→ Instructions to follow: Give back exactly the lines of the entries below from the line with "if (w0 == 0)" to the line with "s, c->perm.as<uint32_t>(), n);", inclusive, and only those.

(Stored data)
struct EncodeBatch {
    leon_dna_ctx* const c;
    const uint8_t* const d_bases; const uint64_t* const d_off; const uint64_t n, first_read_index; const leon_block_sink sink; void* const user;
    Upload* const up; const uint64_t* const up_off;
    const uint64_t* const walk_keys = c->walk_keys;
    const EncodeKnobs knobs = read_encode_knobs();
    const std::chrono::steady_clock::time_point t_enter = std::chrono::steady_clock::now();
    const hipStream_t s = c->stream;
    const uint32_t rpb = c->cfg.reads_per_block, k = c->cfg.kmer_size;
    uint64_t n_blocks = 0, off_first = 0, off_last = 0, n_slots = 0, W = 0, KW = 0;
    ReadsDev R{}; ResolveDev V{};
    uint64_t packed_upto = 0; uint32_t n_pack_ev = 0;
    static constexpr uint32_t kRoundsMore = 2, kHist = 64;
    uint32_t* counters = nullptr; uint32_t* lists[2] = {nullptr, nullptr}; uint32_t* d_hist = nullptr; unsigned long long* d_trace = nullptr;
    size_t scan_tmp = 0;
    struct Pending { int buf = -1; uint64_t n = 0; } pending;
    int anchor_buf = 0; bool share_lookups = false;
    uint32_t hint = 0;
    uint32_t n_chain_ev = 0;
    float lk_call_ms = 0, lk_emul_ms = 0;
    Share sh{}; uint64_t nl_bases = 0; bool by_anchor = false;
    WalkCache wc{nullptr, 0, 28, 0};
    std::vector<uint64_t> slice_at, rank_r0, send_counts, send_at; size_t scan_n = 0;
    void mark(const char* what) const {
        if (knobs.trace_step) fprintf(stderr, "[leon step] %-34s %8.2f ms\n", what, std::chrono::duration<double, std::milli>(std::chrono::steady_clock::now() - t_enter).count());
    }
    float ms(int a, int b) const { float v = 0; (void)hipEventElapsedTime(&v, c->ev[a], c->ev[b]); return v; }
    int start() {
        c->stats = leon_dna_stats{}; c->walk_keys = nullptr;
        HIPCHK(c, hipMemcpyAsync(c->h_rb + 0, d_off, 8, hipMemcpyDeviceToHost, s));
        HIPCHK(c, hipMemcpyAsync(c->h_rb + 1, d_off + n, 8, hipMemcpyDeviceToHost, s));
        HIPCHK(c, spin_sync(s));
        off_first = c->h_rb[0]; off_last = c->h_rb[1];
        if (off_last < off_first) return fail(c, LEON_E_INVALID, "offsets are not monotonic");
        n_blocks = (n + rpb - 1) / rpb;
        HIPCHK(c, hipEventRecord(c->ev[0], s));
        HIPCHK(c, c->slot_off.ensure((n + 1) * 8));
// ... 106 lines not shown
            }
            HIPCHK(c, hipStreamSynchronize(s));
            lk_emul_ms += ms_since(t_l0);
        }
        launch_lookup_apply(s, R, c->D, V, w0, w1, s0, s1, first_read_index, xres, lists[0], counters);
        return LEON_OK;
    }
    int fixpoint_rounds(uint64_t w0, uint64_t w1, uint32_t& cnt0) {
        int cur = 0;
        uint32_t n_hist = 1;
        bool first_wait = true;
        for (uint32_t ahead = knobs.rounds_ahead;; ahead = kRoundsMore) {
            for (uint32_t r = 0; r < ahead && n_hist < kHist; r++) {
                const int nxt = cur ^ 1;
                const uint32_t h = std::max<uint32_t>(hint >> (2 * (n_hist - 1) < 31 ? 2 * (n_hist - 1) : 31), 4096);
                HIPCHK(c, hipMemsetAsync(counters + nxt, 0, 4, s));
                launch_check(s, R, c->D, V, first_read_index, lists[cur], counters + cur, h, lists[nxt], counters + nxt);
                HIPCHK(c, hipMemcpyAsync(d_hist + n_hist, counters + nxt, 4, hipMemcpyDeviceToDevice, s));
                launch_reset_tent(s, c->D, V, lists[cur], counters + cur, h);
                launch_propose(s, c->D, V, first_read_index, lists[nxt], counters + nxt, h);
                cur = nxt; n_hist++;
            }
            HIPCHK(c, hipMemcpyAsync(c->h_rb + 8, d_hist, n_hist * 4, hipMemcpyDeviceToHost, s));
            HIPCHK(c, hipMemcpyAsync(c->h_rb + 1, c->D.err, 4, hipMemcpyDeviceToHost, s));
            HIPCHK(c, spin_sync(s));
            if (first_wait) { hand_over(); first_wait = false; }
            if (const int derr = (int)(uint32_t)c->h_rb[1]) {
                HIPCHK(c, hipMemsetAsync(c->D.err, 0, 4, s));
                return fail(c, LEON_E_STATE, derr == 2 ? "the look-ups gathered from the other ranks do not fit this rank's reads or dictionary (were all ranks fed the same batches?)"
                                                       : "anchor dictionary: a two-word key stayed half-written (a stalled wave); batch abandoned");
            }
            const uint32_t* hist = reinterpret_cast<const uint32_t*>(c->h_rb + 8);
            cnt0 = hist[0];
            for (uint32_t r = 1; r < n_hist; r++)
                if (hist[r - 1] > 0 && hist[r] >= hist[r - 1]) return fail(c, LEON_E_STATE, "anchor resolution made no progress (internal error)");
            const uint32_t cnt = hist[n_hist - 1];
            const bool halving = n_hist >= 2 && 2ull * hist[n_hist - 1] <= hist[n_hist - 2];
            if (cnt == 0 || !halving || n_hist - 1 >= knobs.rounds_max || n_hist + kRoundsMore > kHist) {
                for (uint32_t r = 1; r < n_hist; r++) if (hist[r - 1] > 0) c->stats.resolve_rounds++;
                return cnt ? chain_tail(cnt, w0, w1, lists[cur ^ 1]) : LEON_OK;
            }
        }
    }
    int chain_tail(uint32_t left, uint64_t w0, uint64_t w1, uint32_t* clist) {
        if (int rc = event_pair(c, c->chain_ev, n_chain_ev)) return rc;
        HIPCHK(c, hipEventRecord(c->chain_ev[2 * n_chain_ev], s));
        uint32_t* rank = c->rank.as<uint32_t>();
        launch_chain_flags(s, V, w0, w1, V.ins_flag);
        HIPCHK(c, prim::ExclusiveSum(c->cub_tmp.p, scan_tmp, V.ins_flag, rank, w1 - w0, s));
        launch_chain_compact(s, V, w0, w1, rank, clist);
// ... 10 lines not shown
            uint64_t* rows = c->chain_rows.as<uint64_t>();
            uint32_t* cnt = c->chain_cnt.as<uint32_t>(); uint32_t* own = c->chain_own.as<uint32_t>();
            unsigned long long* om = c->chain_om.as<unsigned long long>(); unsigned long long* late = c->chain_late.as<unsigned long long>();
            unsigned long long* dep = c->chain_dep.as<unsigned long long>(); unsigned long long* xdep = c->chain_xdep.as<unsigned long long>();
            size_t rows_tmp = 0;
            HIPCHK(c, prim::ExclusiveSum(nullptr, rows_tmp, rows, rows, nG + 1, s));
            if (rows_tmp > c->cub_tmp.cap) { HIPCHK(c, hipStreamSynchronize(s)); if (int rc = ensure_cub(c, std::max(rows_tmp, scan_tmp))) return rc; }
            launch_chain_prep(s, false, R, c->D, V, first_read_index, w0, clist + c0, nc, c0, rank, cnt, own, nullptr, nullptr, nullptr, nullptr, nullptr, nullptr);
            launch_chain_tables(s, cnt, own, nc, rows, om, late);
            HIPCHK(c, prim::ExclusiveSum(c->cub_tmp.p, rows_tmp, rows, rows, nG + 1, s));
            HIPCHK(c, hipMemcpyAsync(c->h_rb + 0, rows + nG, 8, hipMemcpyDeviceToHost, s));
            HIPCHK(c, spin_sync(s));
            const uint64_t total_rows = c->h_rb[0];
            HIPCHK(c, c->chain_ent.ensure(std::max<uint64_t>(total_rows, 1) * 64 * 4)); uint32_t* ent = c->chain_ent.as<uint32_t>();
            launch_chain_prep(s, true, R, c->D, V, first_read_index, w0, clist + c0, nc, c0, rank, cnt, own, rows, ent, om, late, dep, xdep);
            if (launch_chain_seq(s, nc, cnt, own, dep, xdep, rows, ent, c->chain_ins.as<unsigned long long>(), d_ctrace))
                return fail(c, LEON_E_HIP, "the sequential resolution pass could not be launched (its LDS request was refused)");
            launch_chain_apply(s, c->D, V, first_read_index, clist + c0, nc, c->chain_ins.as<unsigned long long>(), k);
            HIPCHK(c, hipGetLastError());
        }
        { const uint32_t c_last = (left - 1) / CH * CH; launch_chain_repropose(s, c->D, V, first_read_index, clist + c_last, left - c_last, nullptr, 0); }
        HIPCHK(c, hipEventRecord(c->chain_ev[2 * n_chain_ev + 1], s));
        n_chain_ev++;
        c->stats.resolve_chain_reads += left; c->stats.resolve_chain_windows++;
        if (knobs.trace_chain) {
            unsigned long long t[8];
            HIPCHK(c, hipStreamSynchronize(s));
            HIPCHK(c, hipMemcpy(t, d_ctrace, sizeof t, hipMemcpyDeviceToHost));
            float cms = 0; (void)hipEventElapsedTime(&cms, c->chain_ev[2 * n_chain_ev - 2], c->chain_ev[2 * n_chain_ev - 1]);
            fprintf(stderr, "[leon chain] window [%llu, %llu): %u reads left by the rounds; %llu steps of 64, %.2f ballot iterations and %.1f entry rows per step, %llu inserters; %.2f ms; per step the settler waited %.0f (tester: %.0f), settled + published %.0f ticks of s_memtime\n",
// ... 29 lines not shown
            if (w0 == 0) {
                HIPCHK(c, spin_sync(s));
                hand_over();
                mark("first window's anchors to the chain");
            }
        }
        c->n_anchors += n_new;
        return LEON_OK;
    }
    void hand_over() {
        if (pending.buf < 0) return;
        std::vector<uint64_t> fresh(c->h_anchor[pending.buf], c->h_anchor[pending.buf] + pending.n * KW);
        c->anchor_worker->push(std::move(fresh));
        pending.buf = -1;
    }
    int take_share() {
        sh = share_of(c, n);
        uint64_t off_r0 = off_first, off_r1 = off_last;
        if (c->shard_world > 1) {
            HIPCHK(c, hipMemcpy(&off_r0, d_off + sh.r0, 8, hipMemcpyDeviceToHost));
            HIPCHK(c, hipMemcpy(&off_r1, d_off + sh.r0 + sh.nl, 8, hipMemcpyDeviceToHost));
        }
        nl_bases = off_r1 - off_r0;
        R.ev_origin = sh.r0;
        c->stats.n_reads = sh.nl; c->stats.n_bases = nl_bases; c->stats.n_blocks = sh.nbl; c->stats.n_anchors = c->n_anchors;
        c->last_n = n; c->last_bases = nl_bases; c->last_d_bases = d_bases; c->last_d_off = d_off;
        by_anchor = c->shard_world > 1 && c->xch_mode != LEON_XCH_OFF;
        return LEON_OK;
    }
    int walk() {
        HIPCHK(c, c->events.ensure(nl_bases + 16));
        HIPCHK(c, hipMemsetAsync(c->events.p, 0, nl_bases + 16, s));
        start_walk_cache();
        HIPCHK(c, c->perm.ensure(n * 4));
        hipLaunchKernelGGL(k_iota, dim3((uint32_t)std::min<uint64_t>((n + 255) / 256, 8192)), dim3(256), 0, s, c->perm.as<uint32_t>(), n);
        return by_anchor ? walk_by_anchor() : walk_share();
    }
    void start_walk_cache() {
        uint64_t buckets = knobs.walk_cache ? walk_cache_buckets(c) : 0;
        if (!buckets) return;
        if (knobs.walk_cache_log2 >= 10 && knobs.walk_cache_log2 <= 31) buckets = 1ull << knobs.walk_cache_log2;
        size_t free_b = 0, total_b = 0;
        if (hipMemGetInfo(&free_b, &total_b) == hipSuccess) while (buckets > 1024 && buckets * 64 > c->wcache.cap && buckets * 64 > free_b / 8) buckets >>= 1;
        if (c->wcache.ensure(buckets * 64) != hipSuccess) { (void)hipGetLastError(); return; }
        wc.slots = c->wcache.as<uint64_t>(); wc.bucket_mask = buckets - 1; wc.hop_shift = 32 - knobs.walk_hop_log2;
        launch_walk_cache_init(s, wc, k);
    }
    int walk_share() {
        const uint64_t r0 = sh.r0, nl = sh.nl;
        HIPCHK(c, c->sort_key2.ensure(nl * 8)); HIPCHK(c, c->perm2.ensure(nl * 4));
        const uint64_t* walk_key = walk_keys ? walk_keys + r0 : V.sort_key + r0;
        const unsigned key_bits = walk_keys ? 48u : 33u;
        auto sort = [&](void* t, size_t& b) { return prim::SortPairs(t, b, walk_key, c->sort_key2.as<uint64_t>(), c->perm.as<uint32_t>() + r0, c->perm2.as<uint32_t>(), nl, 0, key_bits, s); };
        if (int rc = run_prim(c, sort)) return rc;
        HIPCHK(c, hipEventRecord(c->ev[3], s));
        HIPCHK(c, hipEventRecord(c->ev[4], s));
        launch_walk(s, R, c->B, c->d_rv16, V.anchor_pos, V.flags, c->perm2.as<uint32_t>(), nl, c->events.as<uint8_t>(), nullptr, wc);
        HIPCHK(c, hipEventRecord(c->ev[5], s));
        c->stats.walk_launches = 1; c->stats.walk_reads = nl;
        return LEON_OK;
    }
    int walk_by_anchor() {
        const uint32_t Wd = c->shard_world, me = c->shard_rank;
        if (Wd + 2 > 4096 / 8) return fail(c, LEON_E_INVALID, "set_exchange: world too large");
        if (int rc = cut_slices()) return rc;
        HIPCHK(c, hipMemsetAsync(c->errflag.as<int>() + 1, 0, 4, s));
        const auto t_x0 = std::chrono::steady_clock::now();
        if (int rc = walk_slice(me, true)) return rc;
        HIPCHK(c, hipStreamSynchronize(s));
        float walk_own = 0; (void)hipEventElapsedTime(&walk_own, c->ev[4], c->ev[5]);
        c->stats.xch_words_sent = send_at[Wd];
        if (c->xch_mode == LEON_XCH_BY_ANCHOR) {
            const uint64_t* d_recv = nullptr; uint64_t recv_total = 0;
            const auto t_call = std::chrono::steady_clock::now();
// ... 88 lines not shown
    int code(CodedBlocks& out) {
        HIPCHK(c, c->prev.ensure(n * 8));
        HIPCHK(c, c->nerr.ensure(sh.nl * 8));
        launch_prev_anchored(s, V.anchor_pos, n, rpb, sh.lb0, sh.nbl, c->prev.as<int64_t>());
        auto symbols = [&](uint8_t* syms) {
            launch_symbols(s, R, V.anchor_pos, V.anchor_addr, V.flags, c->prev.as<int64_t>(), c->events.as<uint8_t>(), sh.r0, sh.nl,
                           c->sym_off.as<uint64_t>(), c->nerr.as<uint32_t>(), syms);
        };
        return code_blocks(c, sh, symbols, SMALL_SIZES_DNA, true, "read", out);
    }
    int finish(int last_ev, const CodedBlocks* out = nullptr) {
        leon_dna_stats& st = c->stats;
        const float pack2 = pairs_ms(c->pack_ev, 1, n_pack_ev);
        st.ms_pack = ms(0, 1) + pack2; st.ms_resolve = ms(1, 2) - pack2; st.ms_resolve_chain = pairs_ms(c->chain_ev, 0, n_chain_ev);
        if (last_ev >= 5) { st.ms_sort = ms(2, 3); st.ms_walk = ms(4, 5); }
        if (out) {
            st.n_symbols = out->n_syms; st.payload_bytes = out->payload_bytes;
            st.ms_symbols = by_anchor ? ms(9, 6) : ms(5, 6); st.ms_rangecoder = ms(6, 7); st.ms_d2h = ms(7, 8);
        }
        st.ms_total = ms(0, last_ev);
        if (out) { if (int rc = deliver_blocks(c, *out, sh, n, c->next_block, sink, user)) return rc; }
        c->next_read += n;
        c->next_block += n_blocks;
        if (n % rpb) c->partial_seen = true;
        c->poisoned = false;
        return LEON_OK;
    }
};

→ Expected answer:
            if (w0 == 0) {
                HIPCHK(c, spin_sync(s));
                hand_over();
                mark("first window's anchors to the chain");
            }
        }
        c->n_anchors += n_new;
        return LEON_OK;
    }
    void hand_over() {
        if (pending.buf < 0) return;
        std::vector<uint64_t> fresh(c->h_anchor[pending.buf], c->h_anchor[pending.buf] + pending.n * KW);
        c->anchor_worker->push(std::move(fresh));
        pending.buf = -1;
    }
    int take_share() {
        sh = share_of(c, n);
        uint64_t off_r0 = off_first, off_r1 = off_last;
        if (c->shard_world > 1) {
            HIPCHK(c, hipMemcpy(&off_r0, d_off + sh.r0, 8, hipMemcpyDeviceToHost));
            HIPCHK(c, hipMemcpy(&off_r1, d_off + sh.r0 + sh.nl, 8, hipMemcpyDeviceToHost));
        }
        nl_bases = off_r1 - off_r0;
        R.ev_origin = sh.r0;
        c->stats.n_reads = sh.nl; c->stats.n_bases = nl_bases; c->stats.n_blocks = sh.nbl; c->stats.n_anchors = c->n_anchors;
        c->last_n = n; c->last_bases = nl_bases; c->last_d_bases = d_bases; c->last_d_off = d_off;
        by_anchor = c->shard_world > 1 && c->xch_mode != LEON_XCH_OFF;
        return LEON_OK;
    }
    int walk() {
        HIPCHK(c, c->events.ensure(nl_bases + 16));
        HIPCHK(c, hipMemsetAsync(c->events.p, 0, nl_bases + 16, s));
        start_walk_cache();
        HIPCHK(c, c->perm.ensure(n * 4));
        hipLaunchKernelGGL(k_iota, dim3((uint32_t)std::min<uint64_t>((n + 255) / 256, 8192)), dim3(256), 0, s, c->perm.as<uint32_t>(), n);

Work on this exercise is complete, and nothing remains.